Bookbuilding: Price Formation Through Interaction with Investors

Bookbuilding allows for determining the optimal offering price through bid collection. In global markets with deep demand, the book is oversubscribed multiple times, allowing for price increases. In Russia, the narrow investor base limits the efficiency of the process, reducing the final offering price.

IPO Cases of 2025

JetLend: Lessons of the Pioneer

JetLend became the first Russian crowdfunding platform to go public in 2025. The offering took place on the SPB Exchange, raising around 476 million rubles. The choice of a non-quoted part of the list reduced requirements but limited liquidity. The after-market price fell by 24%, reflecting market stagnation and high rates.

Figma: Global Success

Figma successfully conducted its IPO on NASDAQ with a valuation of approximately $20 billion, raising $4.2 billion. Its shares surged 250% within a few months, demonstrating premium multiples of 35-40x Revenue — levels unattainable for Russian companies.

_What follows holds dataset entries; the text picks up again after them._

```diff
diff --git a/future_urban_scene_generation_amd/warp_learn/models.py b/future_urban_scene_generation_amd/warp_learn/models.py
--- a/future_urban_scene_generation_amd/warp_learn/models.py
+++ b/future_urban_scene_generation_amd/warp_learn/models.py
@@ -106,7 +106,7 @@
              "down": [self._pack_block(enc[1 + i], device) for i in range(nd)],
              "enc_res": self._pack_res(enc[1 + nd], device),
              "dec_res": self._pack_res(dec[0], device),
-             "up": [], "up_phases": [], "up_ring": [], "ln": [],
+             "up": [], "up_phases": [], "up_ring": [], "up_ring1": [], "ln": [],
              "head": self._pack_head(dec[1 + 2 * nd], device)}
         for i in range(nd):
             blk = dec[2 + 2 * i]
@@ -116,6 +116,8 @@
             P["up_phases"].append(pack.pack_conv_up2_d2s(blk.conv.weight, blk.conv.bias).to(device) if ok else None)
             P["up_ring"].append({k: v.to(device) for k, v in pack.pack_conv_up2_ring(blk.conv.weight, blk.conv.bias).items()}
                                 if ok and ops._env_set("FUSG_UP2_RING9") else None)
+            g = pack.pack_conv_up2_ring_group(blk.conv.weight, blk.conv.bias) if ok else None
+            P["up_ring1"].append(None if g is None else g.to(device))
             P["ln"].append((dev_vec(blk.norm.gamma, device), dev_vec(blk.norm.beta, device), blk.norm.eps))
         return P
 
@@ -137,9 +139,9 @@
     def _decode(self, P, y: torch.Tensor) -> torch.Tensor:
         y = self._resblocks(P["dec_res"], y)
         pre_op, pre, bs = L.PRE_NONE, None, 0
-        for p, ph, rg, (gamma, beta, eps) in zip(P["up"], P["up_phases"], P["up_ring"], P["ln"]):
+        for p, ph, rg, r1, (gamma, beta, eps) in zip(P["up"], P["up_phases"], P["up_ring"], P["up_ring1"], P["ln"]):
             if ph is not None and ops.up2_phases_ok(y):
-                y = ops.conv_up2(p, ph, y, pre_op=pre_op, pre=pre, pre_bstride=bs, ring=rg)
+                y = ops.conv_up2(p, ph, y, pre_op=pre_op, pre=pre, pre_bstride=bs, ring=rg, ring1=r1)
                 pre = ops.layernorm_stats(y, gamma, beta, eps)
             else:
                 y, pre = ops.conv_ln(p, y, gamma, beta, eps, pre_op=pre_op, pre=pre, pre_bstride=bs)
diff --git a/include/fusg.h b/include/fusg.h
--- a/include/fusg.h
+++ b/include/fusg.h
@@ -157,6 +157,20 @@
 } fusg_hg_head_desc;
 int fusg_hg_head(const fusg_hg_head_desc* d, void* stream);
 
+typedef struct fusg_up2_ring_desc {
+    fusg_tensor    src, dst;
+    const void*    wfrag;
+    const float*   wscale;
+    const float*   bias;
+    const int32_t* jobs;
+    const float*   pre_scale;
+    const float*   pre_shift;
+    int64_t        pre_bstride;
+    int32_t*       status;
+    int32_t        units, cout, cout_pad, pre_op;
+} fusg_up2_ring_desc;
+int fusg_up2_ring(const fusg_up2_ring_desc* d, void* stream);
+
 typedef struct fusg_pack_spec {
     int32_t cout, cin, kh, kw;
     int32_t c0;
@@ -361,7 +375,8 @@
        FUSG_CONV_TAPUNIT_BF16 = 11 ,
        FUSG_CONV_RESPAIR = 12 ,
        FUSG_CONV_HALO_ENTRY = 13 ,
-       FUSG_CONV_HG_HEAD = 14  };
+       FUSG_CONV_HG_HEAD = 14 ,
+       FUSG_CONV_UP2_RING = 15  };
 int         fusg_last_conv_kernel(void);
 const char* fusg_arch(void);
 int         fusg_sizeof_tensor(void);
@@ -369,6 +384,7 @@
 int         fusg_sizeof_bneck_desc(void);
 int         fusg_sizeof_respair_desc(void);
 int         fusg_sizeof_hg_head_desc(void);
+int         fusg_sizeof_up2_ring_desc(void);
 void fusg_prof_enable(int on);
 void fusg_prof_reset(void);
 int  fusg_prof_read(int kind, double* total_ms, int64_t* launches, double* flops);
```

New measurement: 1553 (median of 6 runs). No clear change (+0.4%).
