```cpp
struct VerifyIn;
int nbls_init_prio(int device_id, int prio, nbls_ctx** out);
int nbls_stream_priority(nbls_ctx* ctx, int* prio);
bool checked_mode();
bool aot_enabled();
int upload_program(nbls_ctx* ctx, DevProgram& d, const Program& p, const int k);
int upload(nbls_ctx* ctx, ProgId id);
int upload_extra(nbls_ctx* ctx, ExtraProg id);
void free_program(DevProgram& d);
bool wide_applies(const nbls_ctx* ctx, const DevProgram& d, int id, size_t n);
hipEvent_t timing_event(nbls_ctx* ctx);
void aot_seg(AotSeg& g, const DevProgram& d, const IOBuf* bufs);
void kernel_args(KernelArgs& ka, const nbls_ctx* ctx, const DevProgram& d, size_t n);
int run_dev(nbls_ctx* ctx, const DevProgram& d, int id, size_t n, const BufList& bufs, hipStream_t s, const uint32_t* n_dev, const uint32_t* item_index);
int run(nbls_ctx* ctx, ProgId id, size_t n, const BufList& bufs, hipStream_t s, const uint32_t* n_dev = nullptr, const uint32_t* item_index = nullptr);
int run_inv(nbls_ctx* ctx, size_t n, const void* in, void* out, hipStream_t s);
bool chains_enabled();
int run_chain(nbls_ctx* ctx, size_t n, const ChainLink* links, size_t count, hipStream_t s);
int ensure_scratch(nbls_ctx* ctx, size_t n);
int ensure_expc_scratch(nbls_ctx* ctx);
int ensure_io(nbls_ctx* ctx, size_t n);
int ensure_lines(nbls_ctx* ctx, size_t n);
int need(nbls_ctx* ctx, Slot i, size_t bytes, uint8_t** out);
int ensure_fork_event(nbls_ctx* ctx);
int ensure_side(nbls_ctx* ctx);
int ensure_side2(nbls_ctx* ctx);
int ensure_half_stream(nbls_ctx* ctx);
int ensure_pinned(nbls_ctx* ctx, size_t bytes);
int ensure_pinned_out(nbls_ctx* ctx, size_t bytes);
size_t pow_wide_max();
int run_pow(nbls_ctx* ctx, int which, size_t n, const void* in, void* out, hipStream_t s, uint8_t* scratch = nullptr);
int run_inv_buf(nbls_ctx* ctx, size_t n, const void* in, void* out, hipStream_t s);
ProgId ls_variant(nbls_ctx* ctx, ProgId id, size_t n);
ProgId pt_ls2_variant(nbls_ctx* ctx, ProgId id, size_t n);
int reduce_product(nbls_ctx* ctx, size_t n, uint8_t** result, hipStream_t s);
int expx(nbls_ctx* ctx, const Window& w, size_t n, uint8_t* in, uint8_t* out, hipStream_t s);
int final_exp_pipeline(nbls_ctx* ctx, const Window& w, size_t n, uint8_t* f_raw, void* d_out, hipStream_t s);
int finish_single(nbls_ctx* ctx, const Window& w, uint8_t* f_raw, int final_exp, void* d_out, hipStream_t s);
int pairing_core(nbls_ctx* ctx, const Window& w, size_t n, const void* d_g1, const void* d_g2, int with_final_exp, void* d_out, hipStream_t s, bool two_programs);
int lines_acc(nbls_ctx* ctx, size_t c, const uint8_t* g1, const uint8_t* g2, uint8_t* L, size_t GR, uint8_t* acc_out, size_t h, hipStream_t s);
int miller_values(nbls_ctx* ctx, size_t n, const void* d_g1, const void* d_g2, size_t* m_out, hipStream_t s);
int acc_prepared(nbls_ctx* ctx, size_t n, const void* d_g1, const void* d_tables, size_t table_stride, hipStream_t s);
int partial_buffer(nbls_ctx* ctx, void* d_dst, uint8_t** dst);
int miller_product_partial_core(nbls_ctx* ctx, size_t n, const uint8_t* g1, const uint8_t* g2, int validate, void* d_dst, void** d_partial, int8_t* status);
int dev_validate(nbls_ctx* ctx, bool g2, size_t n, const void* d_pts, void* d_status, hipStream_t s);
int dev_decompress(nbls_ctx* ctx, bool g2, size_t n, const void* d_in, void* d_out, void* d_status, hipStream_t s, const DecSlots& sl = DEC_MAIN, int mode = 0, size_t io = 0,
    size_t ntot = 0);
int dev_clear_g2(nbls_ctx* ctx, size_t n, void* in, uint8_t* base, uint8_t* S, void* out, void* N, hipStream_t s);
int dev_hash_to_g2(nbls_ctx* ctx, size_t n, const void* d_uniform, void* d_out, hipStream_t s, size_t io = 0, size_t ntot = 0, uint8_t** proj = nullptr);
int to_affine(nbls_ctx* ctx, bool g2, size_t n, const void* Pj, void* N, void* NI, void* d_out, void* d_status, hipStream_t s, bool norm = true);
int dev_point_sum(nbls_ctx* ctx, bool g2, size_t n, const void* d_pts, void* d_out, void* d_status, hipStream_t s);
int decompress_host(nbls_ctx* ctx, bool g2, size_t n, const uint8_t* in, uint8_t* out, int8_t* status);
int dev_expand(nbls_ctx* ctx, size_t n, const uint8_t* msgs, const uint32_t* offs, const uint8_t* dst, size_t dst_len, uint8_t** d_uniform, hipStream_t s, unsigned len_in_bytes = 256);
int sum_host(nbls_ctx* ctx, bool g2, size_t n, const uint8_t* pts, uint8_t* out, int8_t* status);
int dev_hash_to_g1(nbls_ctx* ctx, int count, size_t n, const void* d_uniform, void* d_out, hipStream_t s);
int dev_encode_to_g2(nbls_ctx* ctx, size_t n, const void* d_uniform, void* d_out, hipStream_t s);
// ... 105 lines not shown
```
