@@ -104,6 +107,8 @@
                                        C.c_void_p, C.c_void_p]),
     "nrms_click_score_bwd": (C.c_int, [C.c_int32, C.c_int32, C.c_int32, C.c_void_p, C.c_void_p, C.c_void_p,
                                        C.c_void_p, C.c_void_p, C.c_void_p, C.c_void_p]),
+    "nrms_click_score_bwd_absmax": (C.c_int, [C.c_int32, C.c_int32, C.c_int32, C.c_void_p, C.c_void_p, C.c_void_p,
+                                              C.c_void_p, C.c_void_p, C.c_void_p, C.c_void_p, C.c_void_p]),
     "nrms_ce_loss_fwd_bwd": (C.c_int, [C.c_int32, C.c_int32, C.c_void_p, C.c_void_p, C.c_void_p, C.c_float,
                                        C.c_void_p]),
     "nrms_adam_step": (C.c_int, [C.c_size_t, C.c_void_p, C.c_void_p, C.c_void_p, C.c_void_p, C.c_double,
diff --git a/pytorch_news_recommender_amd/csrc/capi.hip b/pytorch_news_recommender_amd/csrc/capi.hip
--- a/pytorch_news_recommender_amd/csrc/capi.hip
+++ b/pytorch_news_recommender_amd/csrc/capi.hip
@@ -380,7 +380,7 @@
 
 static int encoder_bwd16(const nrms_encoder_desc* desc, const nrms_encoder_weights* w, const int64_t* ids, const float* x,
                          const nrms_encoder_acts* acts, const float* dout, const nrms_encoder_grads* grads, float* dx,
-                         void* workspace, size_t workspace_bytes, const TableAdam* tadam, hipStream_t s) {
+                         void* workspace, size_t workspace_bytes, const TableAdam* tadam, unsigned* dout_absmax, hipStream_t s) {
     NRMS_REQUIRE(w && acts && dout && grads && workspace, "encoder_bwd(fp16): null argument");
     const bool v1 = desc->use_output_proj != 0;
     NRMS_REQUIRE(!v1 || (w->w_o && acts->attn && grads->w_o && grads->b_o),
@@ -393,7 +393,13 @@
     const Bwd16Layout L = bwd16_layout(desc);
     if (workspace_bytes < L.total) { set_error("encoder_bwd(fp16): workspace %zu < required %zu bytes", workspace_bytes, L.total); return NRMS_EWORKSPACE; }
     NRMS_REQUIRE(((uintptr_t)workspace & 255) == 0, "encoder_bwd(fp16): workspace must be 256-byte aligned");
-    if (desc->n_seq == 0) return NRMS_OK;
+    if (desc->n_seq == 0) {
+        if (dout_absmax != nullptr && hipMemsetAsync(dout_absmax, 0, sizeof(uint32_t), s) != hipSuccess) {
+            set_error("encoder_bwd(fp16): memset failed");
+            return NRMS_ELAUNCH;
+        }
+        return NRMS_OK;
+    }
     const int S = desc->seq_len, d = desc->d_model;
     const long M = (long)desc->n_seq * S;
     char* base = (char*)workspace;
@@ -406,6 +412,7 @@
     f.drop = make_dropout(desc->seed, desc->p_drop_ctx);
     f.dw_qkv = grads->w_qkv; f.db_qkv = grads->b_qkv; f.dw_add = grads->w_add; f.db_add = grads->b_add; f.dq_vec = grads->q_vec;
     if (v1) { f.w_o = w->w_o; f.attn16 = acts->attn; f.dw_o = grads->w_o; f.db_o = grads->b_o; }
+    f.dout_absmax = dout_absmax;
     int rc;
     int* live = (int*)(base + L.live);
     int* n_live = (int*)(base + L.n_live);
@@ -439,6 +446,9 @@
     } else {
         f.dx = dx;
     }
+    rc = launch_prep16b_side(f, s, &f.prep_on_side);
+    if (rc) return rc;
+    SideJoinGuard prep_guard(f.prep_on_side ? side_streams_for(s) : nullptr, s);
     SideSet* ss_prep = (gather && skip_pad_rows(desc)) ? side_streams_for(s) : nullptr;
     bool prepared = false;
     if (ss_prep != nullptr) {
@@ -457,6 +467,7 @@
     const float* sc_dev = nullptr;
     f.sc_out = &sc_dev;
     f.defer_join = (desc->flags & NRMS_FLAG_DEFER_WQKV) != 0;
+    prep_guard.disarm();
     rc = v1 ? launch_fused_bwd16v1(f, s) : launch_fused_bwd16(f, s);
     {
         const int rj = join_prepare();
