@@ -258,6 +293,34 @@
     }
 }
 
+struct PrbRaw {
+    int row[PRB_PF];
+    float x[PRB_PF];
+    double p;
+    unsigned hz;
+};
+__device__ __forceinline__ void prb_issue_entries(const PrbArgs& a, const float* __restrict__ eval,
+                                                  int e0, int e1, int sub, const double* pp,
+                                                  const uint16_t* hp, PrbRaw& raw) {
+#pragma unroll
+    for (int u = 0; u < PRB_PF; ++u) {
+        const int e = e0 + sub + 4 * u;
+        const int ec = e < e1 ? e : 0;
+        asm volatile("global_load_dword %0, %1, off" : "=v"(raw.row[u]) : "v"(a.erow + ec) : "memory");
+        asm volatile("global_load_dword %0, %1, off" : "=v"(raw.x[u]) : "v"(eval + ec) : "memory");
+    }
+    asm volatile("global_load_dwordx2 %0, %1, off" : "=v"(raw.p) : "v"(pp) : "memory");
+    asm volatile("global_load_ushort %0, %1, off" : "=v"(raw.hz) : "v"(hp) : "memory");
+}
+__device__ __forceinline__ void prb_wait_entries(PrbRaw& raw) {
+    asm volatile("s_waitcnt vmcnt(8)"
+                 : "+v"(raw.row[0]), "+v"(raw.row[1]), "+v"(raw.row[2]), "+v"(raw.row[3]),
+                   "+v"(raw.x[0]), "+v"(raw.x[1]), "+v"(raw.x[2]), "+v"(raw.x[3]), "+v"(raw.p),
+                   "+v"(raw.hz)
+                 :
+                 : "memory");
+}
+
 constexpr int kPrbThreads = 512;
 constexpr int kPrbParts = 8;
 constexpr int kPrbLdsFixed = 2560;
@@ -309,7 +372,7 @@
 
 constexpr int kPrbLdsCR = 256;
 template <typename T, int M, int LOSS, int LR, bool STAMP = false, int REGC = -1, bool MG = false,
-          bool CR = false>
+          bool CR = false, bool EG = false>
 __global__ __launch_bounds__(kPrbThreads) void pcd_prb_kernel(
     const Ctl* __restrict__ ctl, PrbArgs a, const T* __restrict__ eval, T* __restrict__ A_all,
     size_t a_stride, T* __restrict__ yy, const double* __restrict__ pold_sched,
@@ -349,6 +412,8 @@
     float4* __restrict__ rec = reinterpret_cast<float4*>(a.rec);
     constexpr int AS = Kind<M>::AS;
     static_assert(!CR || (M >= 2 && !MG && !STAMP), "relaxed runs: degree >= 2, single GPU");
+    static_assert(!EG || (LDSR && M == 2 && !MG && !CR && !STAMP),
+                  "early gather: degree 2, rows in LDS, single GPU, strict steps");
     constexpr int CSN = 2 + Kind<M>::AS;
     constexpr int CSS = 8;
     const int row0 = LDSR ? g * a.rows_per : 0;
@@ -388,6 +453,14 @@
     if (tid == 0) {
         *sh_ok = 1;
         *sh_go = 0;
+    }
+    unsigned emask = 0u;
+    float e_r[PRB_PF], e_a[PRB_PF];
+    double e_pg[PRB_PF], e_dp[PRB_PF];
+#pragma unroll
+    for (int u = 0; u < PRB_PF; ++u) {
+        e_r[u] = e_a[u] = 0.0f;
+        e_pg[u] = e_dp[u] = 0.0;
     }
     int cp0 = 0, cp1 = 0, cp2 = 0, cp3 = 0;
     PrbConf<T> cfc, cfn;
@@ -438,8 +511,21 @@
         const int ncols = c1 - c0;
         const int c4 = (b + 4 <= a.nb) ? a.bptr[b + 4] : c3;
         __builtin_amdgcn_s_waitcnt(0x0F70);
+#ifndef SPFM_PRB_EG_TOP
+#define SPFM_PRB_EG_TOP 0
+#endif
+        PrbRaw raw;
+        if constexpr (EG && SPFM_PRB_EG_TOP) {
+            if (worker) {
+                const bool more = b + 1 < a.nb;
+                prb_issue_entries(a, eval, more ? ne0 : 0, more ? ne1 : 0, sub,
+                                  pold_sched + ((more && slot < c2 - c1) ? c1 + slot : 0),
+                                  a.hz + ((size_t)g * a.nb + (more ? b + 1 : b)) * 64 + slot, raw);
+            }
+        }
         double av[PRB_PF][AS];
         double yh[PRB_PF], yt[PRB_PF], dlast[PRB_PF];
+        float c_r[PRB_PF], c_a[PRB_PF];
         double pl = 0.0;
         int jl = 0;
         double cst[CSN];
@@ -485,8 +571,53 @@
                 }
             }
         } else if (worker) {
-#pragma unroll
-            for (int u = 0; u < PRB_PF; ++u) {
+            double ag = 0.0, ah = 0.0;
+            if constexpr (EG) {
+                bool late[PRB_PF];
+                bool any_late[PRB_PF];
+                float l_r[PRB_PF], l_a[PRB_PF];
+                int l_s[PRB_PF];
+#pragma unroll
+                for (int u = 0; u < PRB_PF; ++u) {
+                    late[u] = (cur.e0 + sub + 4 * u < cur.e1) && !((emask >> u) & 1u);
+                    any_late[u] = __ballot(late[u]) != 0ull;
+                    l_r[u] = l_a[u] = 0.0f;
+                    l_s[u] = 0;
+                    if (any_late[u]) {
+                        const int il = cur.row[u] - row0;
+                        l_r[u] = lds_r[il];
+                        l_a[u] = lds_a[il];
+                        if constexpr (LR == 2) l_s[u] = lds_s[il];
+                    }
+                }
+#pragma unroll
+                for (int u = 0; u < PRB_PF; ++u) {
+                    float fr = e_r[u], fa = e_a[u];
+                    double pg = e_pg[u], dp = e_dp[u];
+                    if (any_late[u]) {
+                        double a1[AS];
+                        a1[0] = (double)l_a[u];
+                        const double y1 = (LR == 1) ? 0.0 : (l_s[u] ? 1.0 : -1.0);
+                        const double dprev = grad_factor<M>(a1, (double)cur.x[u], p_slot);
+                        const double dl = dloss_dev(LOSS, (double)l_r[u], y1);
+                        if (late[u]) {
+                            fr = l_r[u];
+                            fa = l_a[u];
+                            pg = dl * dprev;
+                            dp = dprev;
+                        }
+                    }
+                    const double ph = dp * dp;
+                    c_r[u] = fr;
+                    c_a[u] = fa;
+                    dlast[u] = dp;
+                    const bool v = cur.e0 + sub + 4 * u < cur.e1;
+                    ag += v ? pg : 0.0;
+                    ah += v ? ph : 0.0;
+                }
+            }
+#pragma unroll
+            for (int u = 0; u < (EG ? 0 : PRB_PF); ++u) {
                 if constexpr (LDSR) {
                     const int il = cur.row[u] - row0;
                     yh[u] = (double)lds_r[il];
@@ -508,9 +639,8 @@
                     for (int t = 0; t < AS; ++t) av[u][t] = (double)A[i * AS + t];
                 }
             }
-            double ag = 0.0, ah = 0.0;
-#pragma unroll
-            for (int u = 0; u < PRB_PF; ++u) {
+#pragma unroll
+            for (int u = 0; u < (EG ? 0 : PRB_PF); ++u) {
                 const double dprev = grad_factor<M>(av[u], (double)cur.x[u], p_slot);
                 dlast[u] = dprev;
                 const double dl = dloss_dev(LOSS, yh[u], yt[u]);
@@ -627,11 +757,68 @@
             PRB_WSTAMP(1)
             if (tid == 64 + 255)
                 __hip_atomic_store(sh_go, b + 1, __ATOMIC_RELAXED, __HIP_MEMORY_SCOPE_WORKGROUP);
-            if (LDSR && b + 1 < a.nb) {
+            if (!EG && LDSR && b + 1 < a.nb) {
                 prb_load_entries<T>(a, eval, ne0, ne1, sub, nxt, row0);
                 if (slot < c2 - c1) p_next = pold_sched[c1 + slot];
             }
-            {
+            if constexpr (EG) {
+                const bool more = b + 1 < a.nb;
+                if constexpr (!SPFM_PRB_EG_TOP)
+                    prb_issue_entries(a, eval, more ? ne0 : 0, more ? ne1 : 0, sub,
+                                      pold_sched + ((more && slot < c2 - c1) ? c1 + slot : 0),
+                                      a.hz + ((size_t)g * a.nb + (more ? b + 1 : b)) * 64 + slot,
+                                      raw);
+                const double* ptr[8];
+                prb_u4 r8[8];
+#pragma unroll
+                for (int u = 0; u < 8; ++u) ptr[u] = prb_first_pair(a, b, part, lane, g, kPrbParts, u);
+                prb_issue_pairs8(ptr, r8);
+                prb_wait_entries(raw);
+                emask = 0u;
+                if (more) {
+                    nxt.e0 = ne0;
+                    nxt.e1 = ne1;
+                    p_next = (slot < c2 - c1) ? raw.p : 0.0;
+                    bool early[PRB_PF];
+#pragma unroll
+                    for (int u = 0; u < PRB_PF; ++u) {
+                        const bool v = ne0 + sub + 4 * u < ne1;
+                        nxt.row[u] = v ? raw.row[u] : row0;
+                        nxt.x[u] = v ? raw.x[u] : 0.0f;
+                        early[u] = v && !((raw.hz >> (sub + 4 * u)) & 1u);
+                        emask |= early[u] ? (1u << u) : 0u;
+                    }
+                    bool any_early[PRB_PF];
+                    int e_s[PRB_PF];
+#pragma unroll
+                    for (int u = 0; u < PRB_PF; ++u) {
+                        any_early[u] = __ballot(early[u]) != 0ull;
+                        e_s[u] = 0;
+                        if (any_early[u]) {
+                            const int il = nxt.row[u] - row0;
+                            e_r[u] = lds_r[il];
+                            e_a[u] = lds_a[il];
+                            if constexpr (LR == 2) e_s[u] = lds_s[il];
+                        }
+                    }
+#pragma unroll
+                    for (int u = 0; u < PRB_PF; ++u) {
+                        if (any_early[u]) {
+                            double a1[AS];
+                            a1[0] = (double)e_a[u];
+                            const double y1 = (LR == 1) ? 0.0 : (e_s[u] ? 1.0 : -1.0);
+                            const double dprev = grad_factor<M>(a1, (double)nxt.x[u], p_next);
+                            const double dl = dloss_dev(LOSS, (double)e_r[u], y1);
+                            e_pg[u] = dl * dprev;
+                            e_dp[u] = dprev;
+                        }
+                    }
+                }
+                prb_wait_pairs8(r8);
+                const bool ok = prb_collect_quarter<2, true>(a, b, part, lane, ncols, sh_quart,
+                                                             kPrbParts, r8);
+                if (!ok) *sh_ok = 0;
+            } else {
                 const bool ok =
                     prb_collect_quarter<2>(a, b, part, lane, ncols, sh_quart, kPrbParts);
                 if (!ok) *sh_ok = 0;
@@ -823,6 +1010,13 @@
             const double upd = sh_delta[slot];
             if (upd != 0.0) {
                 const double p_old = sh_pold[slot];
+                if constexpr (EG) {
+#pragma unroll
+                    for (int u = 0; u < PRB_PF; ++u) {
+                        yh[u] = (double)c_r[u];
+                        av[u][0] = (double)c_a[u];
+                    }
+                }
 #pragma unroll
                 for (int u = 0; u < PRB_PF; ++u) {
                     if (cur.e0 + sub + 4 * u < cur.e1) {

CoreWeave: Investments in AI Amid Losses

CoreWeave attracted $2.8 billion despite operating at a loss, leveraging the growth potential of AI infrastructure. The shares increased nearly threefold since the offering, confirming the high-risk appetites of global investors. Such an IPO is unattainable for Russian companies facing losses.

Strategies for Investors

Arbitrage and Long-Term Investments

The gap in multiples creates opportunities, yet country and liquidity premiums restrict arbitrage. Russian investors should focus on the quality of businesses and mid-term prospects, accepting higher risks.

IPO Selection

It is crucial to assess competitive advantages, management quality, transparency, and the adequacy of the valuation. The PEG ratio and other metrics help identify undervalued offerings.

Participation Tactics

For retail investors, participating in IPOs is about balancing short-term quick returns with long-term sustainability. In Russia, it is often justified to wait several months post-offering to assess actual dynamics.

Development Forecast

Russia

The prospects for 2026 depend on reducing the key rate. Optimistically, it may fall to 15-17%, with an increase in IPO volumes and multiples. Pessimistically, the sustained high level of rates will maintain stagnation and a scarcity of offerings.

Global

Global IPOs will continue to grow due to tech giants and AI companies. The market may reach record volumes, but the risks of correction remain.

Convergence of Multiples

A rapid alignment of valuations is unlikely due to structural regional differences. The gap persists, and it is critical for investors to consider relative advantages rather than absolute multiples.